'
'Oh, Tom!' says she, 'hev you got sixty dollars saved already?' 'I've
got it, Lucy,' says he, 'an' I'll go over tomorrow an' pay Doc Squiers.
Don' you worry any more. Forget all about it.' Well o' course, miss,
that helped a lot. Nell an' Lucy both felt the disgrace of the thing,
but it wouldn't be a public disgrace, like goin' to jail; so we was all
mighty glad Tom had that sixty dollars."
"It was very fortunate," said Beth, filling in another pause.
"The nex' day Tom were as good as his word.

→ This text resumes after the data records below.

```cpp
DEVI float4 nrm_record(float mean, float m2, float m, float nv, float w, float eps) {
    const float var = m > 0.f ? m2 / m : 0.f;
    const float ve = var + eps;
    const float q = nv > 0.f ? 1.f / (2.f * sqrtf(nv * ve)) : 0.f;
    float4 o;
    o.x = mean;
    o.y = w * q;
    o.z = q;
    o.w = 1.f / ve;
    return o;
}

struct TilePartials {
    float nb[4], mb[4], qb[4];
};
DEVI TilePartials finalize_load(const float *part, const float *cnt, int g, int c, int C, int tpg, int lane, bool tr = false) {
    TilePartials p;
    const int ts = tr ? 1 : C, cs = tr ? tpg : 1;
#pragma unroll
    for (int k = 0; k < 4; ++k) {
        const int t = lane + WAVE * k;
        const bool ok = t < tpg;
        const int tc = ok ? t : 0;
        const float n = cnt[(long long)g * tpg + tc];
        const float2 pm = reinterpret_cast<const float2 *>(part)[(long long)g * tpg * C + (long long)tc * ts + (long long)c * cs];
        p.nb[k] = ok ? n : 0.f;
        p.mb[k] = pm.x;
        p.qb[k] = ok ? pm.y : 0.f;
    }
    return p;
}
DEVI float4 finalize_reduce(const TilePartials &p, float nv, float w, float eps) {
    float sn = 0.f, sm = 0.f;
#pragma unroll
    for (int k = 0; k < 4; ++k) {
        sn += p.nb[k];
        sm += p.nb[k] * p.mb[k];
    }
    sn = wave_sum(sn);
    sm = wave_sum(sm);
    const float mean = sn > 0.f ? sm / sn : 0.f;
    float m2 = 0.f;
#pragma unroll
    for (int k = 0; k < 4; ++k) {
        const float d = p.mb[k] - mean;
        m2 += p.qb[k] + p.nb[k] * d * d;
    }
    m2 = wave_sum(m2);
    return nrm_record(mean, m2, sn, nv, w, eps);
}

struct NormRec {
    float mean, a, beta;
    bool on;
};
DEVI NormRec norm_of(const fgnn_slab &s, int g, int c) {
    NormRec r;
    r.on = s.nrm != nullptr;
    if (r.on) {
        const float4 n = reinterpret_cast<const float4 *>(s.nrm)[(long long)g * s.C + c];
        r.mean = n.x;
        r.a = n.y;
        r.beta = s.beta ? s.beta[c] : 0.f;
    } else {
        r.mean = 0.f;
        r.a = 1.f;
        r.beta = 0.f;
    }
    return r;
}
DEVI NormRec norm_from(const float4 &n, const fgnn_slab &s, int c) {
    NormRec r;
    r.on = true;
    r.mean = n.x;
    r.a = n.y;
    r.beta = s.beta ? s.beta[c] : 0.f;
    return r;
}

DEVI float4 finalize_wave(const float *part, const float *cnt, int g, int c, int C, int tpg, float nv, float w, float eps,
                          int lane, bool tr = false) {
    return finalize_reduce(finalize_load(part, cnt, g, c, C, tpg, lane, tr), nv, w, eps);
}
DEVI float4 finalize_wave_any(const float *part, const float *cnt, int g, int c, int C, int tpg, float nv, float w, float eps, int lane,
                              bool tr = false) {
    if (tpg <= 4 * WAVE) return finalize_wave(part, cnt, g, c, C, tpg, nv, w, eps, lane, tr);
    constexpr int U = 8;
    float sn = 0.f, sm = 0.f;
    const float *cg = cnt + (long long)g * tpg;
    const int ts = tr ? 1 : C;
    const float2 *pg = reinterpret_cast<const float2 *>(part) + (long long)g * tpg * C + (long long)c * (tr ? tpg : 1);
    for (int t0 = lane; t0 < tpg; t0 += U * WAVE) {
        float n[U], x[U];
#pragma unroll
        for (int k = 0; k < U; ++k) {
            const int t = t0 + k * WAVE, tc = t < tpg ? t : 0;
            n[k] = t < tpg ? cg[tc] : 0.f;
            x[k] = pg[(long long)tc * ts].x;
        }
#pragma unroll
        for (int k = 0; k < U; ++k) {
            sn += n[k];
            sm += n[k] * x[k];
        }
    }
    sn = wave_sum(sn);
    sm = wave_sum(sm);
    const float mean = sn > 0.f ? sm / sn : 0.f;
    float m2 = 0.f;
    for (int t0 = lane; t0 < tpg; t0 += U * WAVE) {
        float n[U];
        float2 pm[U];
#pragma unroll
        for (int k = 0; k < U; ++k) {
            const int t = t0 + k * WAVE, tc = t < tpg ? t : 0;
            n[k] = t < tpg ? cg[tc] : 0.f;
            pm[k] = pg[(long long)tc * ts];
            if (t >= tpg) pm[k].y = 0.f;
        }
#pragma unroll
        for (int k = 0; k < U; ++k) {
            const float d = pm[k].x - mean;
            m2 += pm[k].y + n[k] * d * d;
        }
    }
    m2 = wave_sum(m2);
    return nrm_record(mean, m2, sn, nv, w, eps);
}
```

graph_neural_net_amd/csrc/matmul.hip:

```cpp
#include "fgnn_common.h"
#include "fgnn_norm.h"

namespace {

constexpr int TM = 64;
constexpr int LDS_LD = 65;

DEVI void stage_tile(float *lds, const float *mat, int N, int nv, int row0, int col0, const NormRec &nr, int tid) {
    if (row0 == 0 && col0 == 0 && N <= TM) {
        for (int e = tid; e < TM * TM; e += 256) lds[(e >> 6) * LDS_LD + (e & 63)] = 0.f;
        __syncthreads();
        const int P = N * N;
        for (int e = tid; e < P; e += 256) {
            const int r = e / N, c = e - r * N;
            float v = mat[e];
            const bool ok = r < nv && c < nv;
            v = ok ? (nr.on ? (v - nr.mean) * nr.a + nr.beta : v) : 0.f;
            lds[r * LDS_LD + c] = v;
        }
    } else {
        for (int e = tid; e < TM * TM; e += 256) {
            const int r = e >> 6, c = e & 63;
            const int gr = row0 + r, gc = col0 + c;
            float v = 0.f;
            if (gr < nv && gc < nv) {
                v = mat[(long long)gr * N + gc];
                if (nr.on) v = (v - nr.mean) * nr.a + nr.beta;
            }
            lds[r * LDS_LD + c] = v;
        }
    }
}

DEVI void store_quadrant(float *out, int N, int row0, int col0, const f32x16 &acc, int lane) {
    const int j = lane & 31, h = lane >> 5;
    const int col = col0 + j;
#pragma unroll
    for (int r = 0; r < 16; ++r) {
        const int row = row0 + ch_of(r, h);
        if (row < N && col < N) out[(long long)row * N + col] = acc[r];
    }
}

DEVI void s12_epilogue(float (&red)[4][4], float sa1, float sa2, float sb1, float sb2, float *s12a, float *s12b, int gc, int tid) {
    const int lane = tid & 63, wave = tid >> 6;
    sa1 = wave_sum(sa1);
    sa2 = wave_sum(sa2);
    sb1 = wave_sum(sb1);
    sb2 = wave_sum(sb2);
    if (lane == 0) {
        red[wave][0] = sa1;
        red[wave][1] = sa2;
        red[wave][2] = sb1;
        red[wave][3] = sb2;
    }
    __syncthreads();
    if (tid < 4) {
        const float v = (red[0][tid] + red[1][tid]) + (red[2][tid] + red[3][tid]);
        float *dst = (tid < 2 ? s12a : s12b) + (long long)gc * 2 + (tid & 1);
        *dst = v;
    }
}

__global__ __launch_bounds__(256) void chan_matmul_fwd_kernel(const fgnn_slab ya, const fgnn_slab yb,
                                                              const int *nvalid, int N, float *out,
                                                              long long ogstride, long long ldo) {
    __shared__ float As[TM * LDS_LD];
    __shared__ float Bs[TM * LDS_LD];
    const int C = ya.C;
    const int gc = blockIdx.z;
    const int g = gc / C, c = gc - g * C;
    const int nv = nvalid_of(nvalid, g, N);
    const int row0 = blockIdx.y * TM, col0 = blockIdx.x * TM;
    const int tid = threadIdx.x, lane = tid & 63, wave = tid >> 6;
    const int qi = wave >> 1, qj = wave & 1;
    const int j = lane & 31, h = lane >> 5;
    const float *A = ya.ptr + (long long)g * ya.gstride + (long long)c * ya.ldp;
    const float *B = yb.ptr + (long long)g * yb.gstride + (long long)c * yb.ldp;
    const NormRec na = norm_of(ya, g, c), nb = norm_of(yb, g, c);
    float *O = out + (long long)g * ogstride + (long long)c * ldo;

    f32x16 acc;
#pragma unroll
    for (int r = 0; r < 16; ++r) acc[r] = 0.f;
    const bool live = (row0 + 32 * qi < N) && (col0 + 32 * qj < N);

    for (int k0 = 0; k0 < N; k0 += TM) {
        if (k0) __syncthreads();
        stage_tile(As, A, N, nv, row0, k0, na, tid);
        stage_tile(Bs, B, N, nv, k0, col0, nb, tid);
        __syncthreads();
        if (live) {
            const int kmax = (N - k0 < TM ? N - k0 : TM);
            const float *ap = As + (32 * qi + j) * LDS_LD + h;
            const float *bp = Bs + h * LDS_LD + 32 * qj + j;
            for (int k = 0; k < kmax; k += 2) acc = mfma32(ap[k], bp[k * LDS_LD], acc);
        }
    }
    if (live) store_quadrant(O, N, row0 + 32 * qi, col0 + 32 * qj, acc, lane);
}
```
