__global__ void __launch_bounds__(kGemmThreads, 1)
gemm_chain_resident_kernel(const __grid_constant__ ResChainMaps maps, const ResChainArgs g) {
    using F = PlaneFmt<MORL_FMT_F16X2>;
    using R = ResPlan;
    constexpr int P = R::P, BN = 256;
    extern __shared__ uint8_t gsmem_raw[];
    uint8_t* sm = align_1k(gsmem_raw);
    uint8_t* act = sm;
    KSmem s;
    s.a = nullptr;
    s.b = sm + R::kOffB;
    s.b_stage = R::kBStage;
    s.c = nullptr;
    s.bias = reinterpret_cast<float*>(sm + R::kOffBias);
    s.full = reinterpret_cast<uint64_t*>(sm + R::kOffBar);
    s.empty = s.full + R::kStages;
    uint64_t* act_full = s.empty + R::kStages;
    uint64_t* act_empty = act_full + 1;
    const bool pairs = g.u[0] != nullptr;

    const int warp = threadIdx.x >> 5;
    const int lane = threadIdx.x & 31;
    const int unit = blockIdx.x, n_units = gridDim.x;
    const int n_tiles = (g.M + kGemmBM - 1) / kGemmBM;
    const int n_kblk_full = g.K / R::BK, n_kblk_first = g.k_first / R::BK;
    const int cu0 = unit, cu1 = (unit + n_units / 2) % n_units;
    const int mt0 = cu0 < n_tiles ? (n_tiles - cu0 + n_units - 1) / n_units : 0;
    const int mt1 = g.n_chains > 1 ? (cu1 < n_tiles ? (n_tiles - cu1 + n_units - 1) / n_units : 0) : 0;
    const int n_ti = mt0 > mt1 ? mt0 : mt1;
    auto tile_row = [&](int ti, int c) { return ti < (c ? mt1 : mt0) ? ((c ? cu1 : cu0) + ti * n_units) * kGemmBM : -1; };

    if (threadIdx.x == 0) {
        init_ring_barriers(s.full, s.empty, R::kStages);
        g_mbar_init(act_full, 1);
        g_mbar_init(act_empty, 8);
        g_mbar_init_fence();
    }
    pdl_enter();
    __syncthreads();

    if (warp >= 8) {
        warpgroup_reg_dec<kGemmProducerRegs>();
        if (warp == 8 && lane == 0) {
            Ring ring((uint32_t)R::kStages);
            long long w_empty = 0;
            uint32_t n_in = 0;
            for (int ti = 0; ti < n_ti; ++ti)
                for (int c = 0; c < g.n_chains; ++c) {
                    const int row0 = tile_row(ti, c);
                    if (row0 < 0) continue;
                    for (int l = 0; l < g.n_layers; ++l) {
                        const int job = c * g.n_layers + l;
                        const int nkb = l == 0 ? n_kblk_first : n_kblk_full;
                        for (int kb = 0; kb < nkb; ++kb) {
                            if (!pairs && l == 0 && kb == (nkb < R::kStages ? nkb - 1 : R::kStages - 1)) {
                                if (n_in > 0) {
                                    const long long c0 = g.stats ? clock64() : 0;
                                    g_mbar_wait(act_empty, (n_in - 1u) & 1u);
                                    if (g.stats) w_empty += clock64() - c0;
                                }
                                g_mbar_expect_tx(act_full, (uint32_t)n_kblk_first * R::kKBlock);
                                for (int k = 0; k < n_kblk_first; ++k) tma_load_3d(act + k * R::kKBlock, &maps.A[c], act_full, k * R::BK, row0, 0);
                                ++n_in;
                            }
                            const long long c0 = g.stats ? clock64() : 0;
                            g_mbar_wait(&s.empty[ring.stage], ring.phase ^ 1u);
                            if (g.stats) w_empty += clock64() - c0;
                            uint64_t* full = &s.full[ring.stage];
                            g_mbar_expect_tx(full, R::kBStage);
                            uint8_t* bs = s.b + ring.stage * R::kBStage;
                            for (int p = 0; p < P; ++p) tma_load_3d(bs + (uint32_t)p * 256u * R::kRowB, &maps.B[job], full, kb * R::BK, 0, p);
                            ring.advance();
                        }
                    }
                }
            if (g.stats) atomicAdd(&g.stats[2], (unsigned long long)w_empty);
        }
    } else {
        warpgroup_reg_inc<kGemmConsumerRegs>();
        const int wg = warp >> 2, wr = warp & 3;
        const int l4 = lane & 3, lr = lane >> 2;
        const int trow = wg * 64 + wr * 16;
        const float s_act = ld_scale(g.a_scale);
        const uint32_t act_s = g_smem_u32(act);
        float amax = 0.f;
        float acc[128];
        Ring ring((uint32_t)R::kStages);
        long long w_full = 0, busy = 0, w_act = 0;
        const long long t_begin = g.stats ? clock64() : 0;
        uint32_t n_in = 0;
        for (int ti = 0; ti < n_ti; ++ti)
            for (int c = 0; c < g.n_chains; ++c) {
                const int row0 = tile_row(ti, c);
                if (row0 < 0) continue;
                if (pairs) {
                    if (lane == 0) asm volatile("cp.async.bulk.wait_group.read 0;" ::: "memory");
                    __syncwarp();
                    const float* u = c ? g.u[1] : g.u[0];
                    const float* v = c ? g.v[1] : g.v[0];
#pragma unroll
                    for (int h = 0; h < 2; ++h) {
                        const int rl = trow + lr + 8 * h, row = row0 + rl;
                        const bool ok = row < g.M;
                        const int b = ok ? row / g.W : 0, j = ok ? row - b * g.W : 0;
#pragma unroll 2
                        for (int kb = 0; kb < 8; ++kb) {
                            const int col = kb * 32 + 8 * l4;
                            uint32_t o[P][4];
                            if (ok) {
                                const float4* up = reinterpret_cast<const float4*>(u + (size_t)b * BN + col);
                                const float4* vp = reinterpret_cast<const float4*>(v + (size_t)j * BN + col);
                                const float4 u0 = __ldg(up), u1 = __ldg(up + 1), v0 = __ldg(vp), v1 = __ldg(vp + 1);
                                const float x[8] = {u0.x + v0.x, u0.y + v0.y, u0.z + v0.z, u0.w + v0.w, u1.x + v1.x, u1.y + v1.y, u1.z + v1.z, u1.w + v1.w};
#pragma unroll
                                for (int t = 0; t < 4; ++t) {
                                    uint32_t w[P];
                                    const float r0 = x[2 * t] < 0.f ? 0.f : x[2 * t], r1 = x[2 * t + 1] < 0.f ? 0.f : x[2 * t + 1];
                                    F::split2(r0 * s_act, r1 * s_act, w, amax);
#pragma unroll
                                    for (int p = 0; p < P; ++p) o[p][t] = w[p];
                                }
                            } else {
#pragma unroll
                                for (int t = 0; t < 4; ++t)
#pragma unroll
                                    for (int p = 0; p < P; ++p) o[p][t] = 0u;
                            }
                            uint8_t* dst = res_chunk(act, kb, rl, l4);
#pragma unroll
                            for (int p = 0; p < P; ++p) *reinterpret_cast<uint4*>(dst + p * R::kPlaneKB) = make_uint4(o[p][0], o[p][1], o[p][2], o[p][3]);
                        }
                    }
                    asm volatile("fence.proxy.async.shared::cta;" ::: "memory");
                    bar_sync_named(2 + wg, 128);
                }
                for (int l = 0; l < g.n_layers; ++l) {
                    const int job = c * g.n_layers + l;
                    const bool last = l == g.n_layers - 1, store = (g.store >> job) & 1u;
                    reload_bias(s.bias, g.bias[job], 0, BN, s_act);
                    if (!pairs && l == 0) {
                        const long long c0 = g.stats ? clock64() : 0;
                        g_mbar_wait(act_full, n_in & 1u);
                        if (g.stats) w_act += clock64() - c0;
                    }
                    mma_unit_resident(acc, act_s, s, ring, l == 0 ? n_kblk_first : n_kblk_full, wg, lane, g.stats ? &w_full : nullptr);
                    const long long c1 = g.stats ? clock64() : 0;
                    EpiArgs e;
                    e.M = g.M; e.N = BN;
                    e.k_acc = s_act / (s_act * ld_scale(g.b_scale[job]));
                    e.c_mul = 1.0f;
                    e.bias_s = s.bias; e.relu = g.relu; e.bits_in = g.bits_in[job]; e.bits_out = g.bits_out[job]; e.bits_ld = relu_bits_words(BN);
                    e.mask = nullptr; e.ld_mask = 0; e.c_f32 = nullptr; e.ldc = 0; e.planes = 1; e.ldp = BN;
                    const bool to_tile = !last || store;
                    if (to_tile) {
                        if (lane == 0) asm volatile("cp.async.bulk.wait_group.read 0;" ::: "memory");
                        __syncwarp();
                    }
                    const int rbase = row0 + trow;
#pragma unroll
                    for (int cc = 0; cc < 8; ++cc) {
                        float a[16];
#pragma unroll
                        for (int jj = 0; jj < 16; ++jj) a[jj] = acc[16 * cc + jj];
                        float x[2][8];
                        epilogue_values<false>(a, 32 * cc, rbase, lane, e, x);
                        if (to_tile) {
#pragma unroll
                            for (int h = 0; h < 2; ++h) {
                                const int rl = lr + 8 * h;
#pragma unroll
                                for (int q = 0; q < 4; ++q) {
                                    uint32_t w[P];
                                    F::split2(x[h][2 * q], x[h][2 * q + 1], w, amax);
                                    uint8_t* st = res_chunk(act, cc, trow + rl, q) + 4 * l4;
#pragma unroll
                                    for (int p = 0; p < P; ++p) *reinterpret_cast<uint32_t*>(st + p * R::kPlaneKB) = w[p];
                                }
                            }
                            if (store) {
                                asm volatile("fence.proxy.async.shared::cta;" ::: "memory");
                                __syncwarp();
                                if (lane == 0) {
                                    const uint32_t src = act_s + (uint32_t)cc * R::kKBlock + (uint32_t)trow * R::kRowB;
#pragma unroll
                                    for (int p = 0; p < P; ++p)
                                        asm volatile("cp.async.bulk.tensor.3d.global.shared::cta.bulk_group [%0, {%2, %3, %4}], [%1];" ::"l"(&maps.C[job]),
                                                     "r"(src + p * R::kPlaneKB), "r"(32 * cc), "r"(rbase), "r"(p)
                                                     : "memory");
                                    asm volatile("cp.async.bulk.commit_group;" ::: "memory");
                                }
                            }
                        }
                    }
                    if (!last) {
                        asm volatile("fence.proxy.async.shared::cta;" ::: "memory");
                        bar_sync_named(2 + wg, 128);
                    } else if (!pairs) {
                        __syncwarp();
                        if (lane == 0) {
                            asm volatile("cp.async.bulk.wait_group.read 0;" ::: "memory");
                            g_mbar_arrive(act_empty);
                        }
                    }
                    if (g.stats) busy += clock64() - c1;
                }
                ++n_in;
            }
        if (g.stats && warp == 0 && lane == 0) {
            atomicAdd(&g.stats[0], (unsigned long long)w_full);
            atomicAdd(&g.stats[1], (unsigned long long)(clock64() - t_begin));
            atomicAdd(&g.stats[3], (unsigned long long)busy);
            atomicAdd(&g.stats[4], (unsigned long long)w_act);
        }
        note_overflow(amax);
        if (lane == 0) asm volatile("cp.async.bulk.wait_group 0;" ::: "memory");
    }
}
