void launch_prepass(mrk_ctx *ctx, const StoreDev &st, const ProgramDev &prog, const BatchDev &b, uint32_t max_req_entries, void *jit_fn);
void launch_assemble(mrk_ctx *ctx, const StoreDev &st, const ProgramDev &prog, const BatchDev &b);
void launch_sort(mrk_ctx *ctx, const BatchDev &b, int max_items);
void launch_status_or(hipStream_t stream, const int32_t *all, int world, int n_req, int32_t *status);
void launch_normalize(mrk_ctx *ctx, const BatchDev &b, int dim, int col, int mode);
void launch_normalize_big(mrk_ctx *ctx, const BatchDev &b, int dim, int col, int item_begin, int n, int *order, void *scratch);
struct SortSrc { const double *vals; const unsigned long long *raw; long long stride; int negate; };
void launch_big_sort(mrk_ctx *ctx, hipStream_t stream, const SortSrc &src, int n, int *out_order, void *scratch);
size_t big_sort_scratch_bytes(int n);
void launch_score_batch(mrk_ctx *ctx, mrk_model *m, const double *d_x, int rows, int cols, double *d_out,
                        int *d_status, const uint32_t *d_row_req);
void launch_assemble_cells(mrk_ctx *ctx, const StoreDev &st, const ProgramDev &prog, const BatchDev &b, const QsDev &q,
                           uint16_t *cells, bool f64, void *jit_fn, uint32_t max_req_entries, void *jit_rt_fn = nullptr, uint32_t thr_total = 0);
void launch_rank_fused(mrk_ctx *ctx, const StoreDev &st, const ProgramDev &prog, const BatchDev &b, uint32_t tab_entries,
                       int vals_cap, int threads, int op_split, int slices, const QsDev *q, uint16_t *cells, bool f64, void *jit_fn, size_t rt_bytes = 0);
size_t fused_lds_bytes(uint32_t tab_entries, int vals_cap, int threads, uint32_t thr_cap, size_t rt_bytes, bool split);
size_t fused_rt_max_bytes();
int fused_max_prep();
QsDev qs_device_view(const mrk_model *m);
QsForestDev qs_forest_view(const mrk_model *m);
size_t rank_one_lds_bytes(uint32_t tab_entries, int vals_cap, int threads, uint32_t thr_cap, int n_views, bool f64, size_t rt_bytes);
size_t rank_fused_score_lds_bytes(uint32_t tab_entries, int vals_cap, int threads, uint32_t thr_cap, int n_views, bool f64, size_t rt_bytes);
void launch_rank_fused_score(mrk_ctx *ctx, const StoreDev &st, const ProgramDev &prog, const BatchDev &b, uint32_t tab_entries, int vals_cap,
                             int threads, const QsDev &q, const QsForestDev &f, uint16_t *cells, bool f64, void *jit_fn);
void launch_rank_serve(mrk_ctx *ctx, hipStream_t stream, const StoreDev &st, const ProgramDev &prog, const QsDev &q, const QsForestDev &f, const ServeGangDev &gang,
                       int n_slots, int threads, size_t lds, bool f64, void *jit_fn);
void launch_rank_one(mrk_ctx *ctx, const StoreDev &st, const ProgramDev &prog, const BatchDev &b, uint32_t tab_entries, int vals_cap,
                     int threads, int op_split, const QsDev &q, const QsForestDev &f, const OneOut &out, bool f64, void *jit_fn);
void launch_rank_one_walk(mrk_ctx *ctx, const StoreDev &st, const ProgramDev &prog, const BatchDev &b, uint32_t tab_entries, int vals_cap,
                          int threads, int op_split, const WalkDev &w, const OneOut &out, bool f64, size_t lds, void *jit_fn);
void launch_rank_values(mrk_ctx *ctx, const StoreDev &st, const ProgramDev &prog, const BatchDev &b, uint32_t tab_entries, int vals_cap,
                        int threads, int op_split, const ValuesOut &out, void *jit_fn);
void launch_rank_serve_walk(mrk_ctx *ctx, hipStream_t stream, const StoreDev &st, const ProgramDev &prog, const WalkDev &w, const ServeGangDev &gang,
                            int n_slots, int threads, size_t lds, bool f64, void *jit_fn);
int load_feature_values(Store &store, const uint8_t *bytes, size_t len, int64_t now_ms);
void launch_resolve_ids(hipStream_t stream, const IdTableDev &tab, const uint8_t *d_bytes, const uint32_t *d_offs, uint32_t bytes_len, const ReqDev *d_reqs,
                        int n_req, int total, int32_t *d_item_slot, uint32_t *d_item_req, int32_t *d_load_status);
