-template <class T>
-__device__ __forceinline__ T lidar_keep(T v) {
-    asm volatile("" : "+v"(v));
-    return v;
-}
 __device__ __forceinline__ int safe_steps(float safe, float stp, float inv_stp) {
     const int j = lidar_keep((int)(safe * inv_stp));
     return (safe >= stp) ? j : 0;
 }
 
-__device__ inline float road_safe(float fx, float fy, float dx, float dy, float idx, float idy, float iadx,
-                                  float iady, float rwm, float ccen, float crf) {
-    const float big = 1.0e6f;
-    const float rx = fx - 375.0f, ry = fy - 375.0f;
-    const float ax = fabs_f(rx), ay = fabs_f(ry);
-    const float sx = ax < rwm ? rwm * iadx - rx * idx : 0.0f;
-    const float sy = ay < rwm ? rwm * iady - ry * idy : 0.0f;
-    const float sqm = ccen - 1.55f, rg = crf + 2.0f;
-    const float qx = rx != 0.0f ? rx : dx, qy = ry != 0.0f ? ry : dy;
-    const float ocx = rx - (qx >= 0.0f ? ccen : -ccen), ocy = ry - (qy >= 0.0f ? ccen : -ccen);
-    const float bq = ocx * dx + ocy * dy;
-    const float cq = ocx * ocx + ocy * ocy - rg * rg;
-    const float disc = bq * bq - cq;
-    const float troot = lidar_keep(-bq - __builtin_amdgcn_sqrtf(disc));
-    const float tdisc = cq <= 0.0f ? 0.0f : ((disc < 0.0f || bq >= 0.0f) ? big : troot);
-    const float tsq = fminf(sqm * iadx - rx * idx, sqm * iady - ry * idy);
-    const float tq = fminf(rx * dx < 0.0f ? -rx * idx : big, ry * dy < 0.0f ? -ry * idy : big);
-    const float sc = fmaxf(ax, ay) < sqm ? fminf(tdisc, fminf(tsq, tq)) : 0.0f;
-    const float road = fmaxf(fmaxf(sx, sy), sc);
-    const float tx = (dx > 0.0f ? 748.5f - fx : fx - 0.5f) * iadx;
-    const float ty = (dy > 0.0f ? 748.5f - fy : fy - 0.5f) * iady;
-    return fminf(road, fminf(tx, ty));
-}
-
-__device__ inline float road_safe_uniform(float fx, float fy, float dx, float dy, float idx, float idy, float iadx,
-                                          float iady, float rwm, float ccen, float crf) {
-    const float big = 1.0e6f;
-    const float rx = fx - 375.0f, ry = fy - 375.0f;
-    const float ax = fabs_f(rx), ay = fabs_f(ry);
-    const float sqm = ccen - 1.55f, rg = crf + 2.0f;
-    float road = 0.0f;
-    if (__builtin_amdgcn_readfirstlane((int)(ax < rwm))) road = fmaxf(road, rwm * iadx - rx * idx);
-    if (__builtin_amdgcn_readfirstlane((int)(ay < rwm))) road = fmaxf(road, rwm * iady - ry * idy);
-    if (__builtin_amdgcn_readfirstlane((int)(fmaxf(ax, ay) < sqm))) {
-        const float qx = rx != 0.0f ? rx : dx, qy = ry != 0.0f ? ry : dy;
-        const float ocx = rx - (qx >= 0.0f ? ccen : -ccen), ocy = ry - (qy >= 0.0f ? ccen : -ccen);
-        const float bq = ocx * dx + ocy * dy;
-        const float cq = ocx * ocx + ocy * ocy - rg * rg;
-        const float disc = bq * bq - cq;
-        const float troot = lidar_keep(-bq - __builtin_amdgcn_sqrtf(disc));
-        const float tdisc = cq <= 0.0f ? 0.0f : ((disc < 0.0f || bq >= 0.0f) ? big : troot);
-        const float tsq = fminf(sqm * iadx - rx * idx, sqm * iady - ry * idy);
-        const float tq = fminf(rx * dx < 0.0f ? -rx * idx : big, ry * dy < 0.0f ? -ry * idy : big);
-        road = fmaxf(road, fminf(tdisc, fminf(tsq, tq)));
-    }
-    const float tx = (dx > 0.0f ? 748.5f - fx : fx - 0.5f) * iadx;
-    const float ty = (dy > 0.0f ? 748.5f - fy : fy - 0.5f) * iady;
-    return fminf(road, fminf(tx, ty));
-}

He paid Doc Squiers an' got
a receipt an' giv it to Lucy. Then we thought th' trouble was over, but
it had on'y just begun. Monday mornin' Tom was arrested over t' the mill
fer passin' a forged check an' gettin' sixty dollars on it. Lucy was
near frantic with grief. She walked all the way to Fairview, an' they
let her see Tom in the jail. He tol' her it was true he forged th'
check, but he did it to save her. He was a man an' it wouldn't hurt fer
him to go to jail so much as it would a girl. He said he was glad he did
it, an' didn't mind servin' a sentence in prison. I think, miss, as Tom
meant thet--ev'ry word uv it. But Lucy broke down under the thing an'
raved an' cried, an' nuther Nell ner I could do anything with her.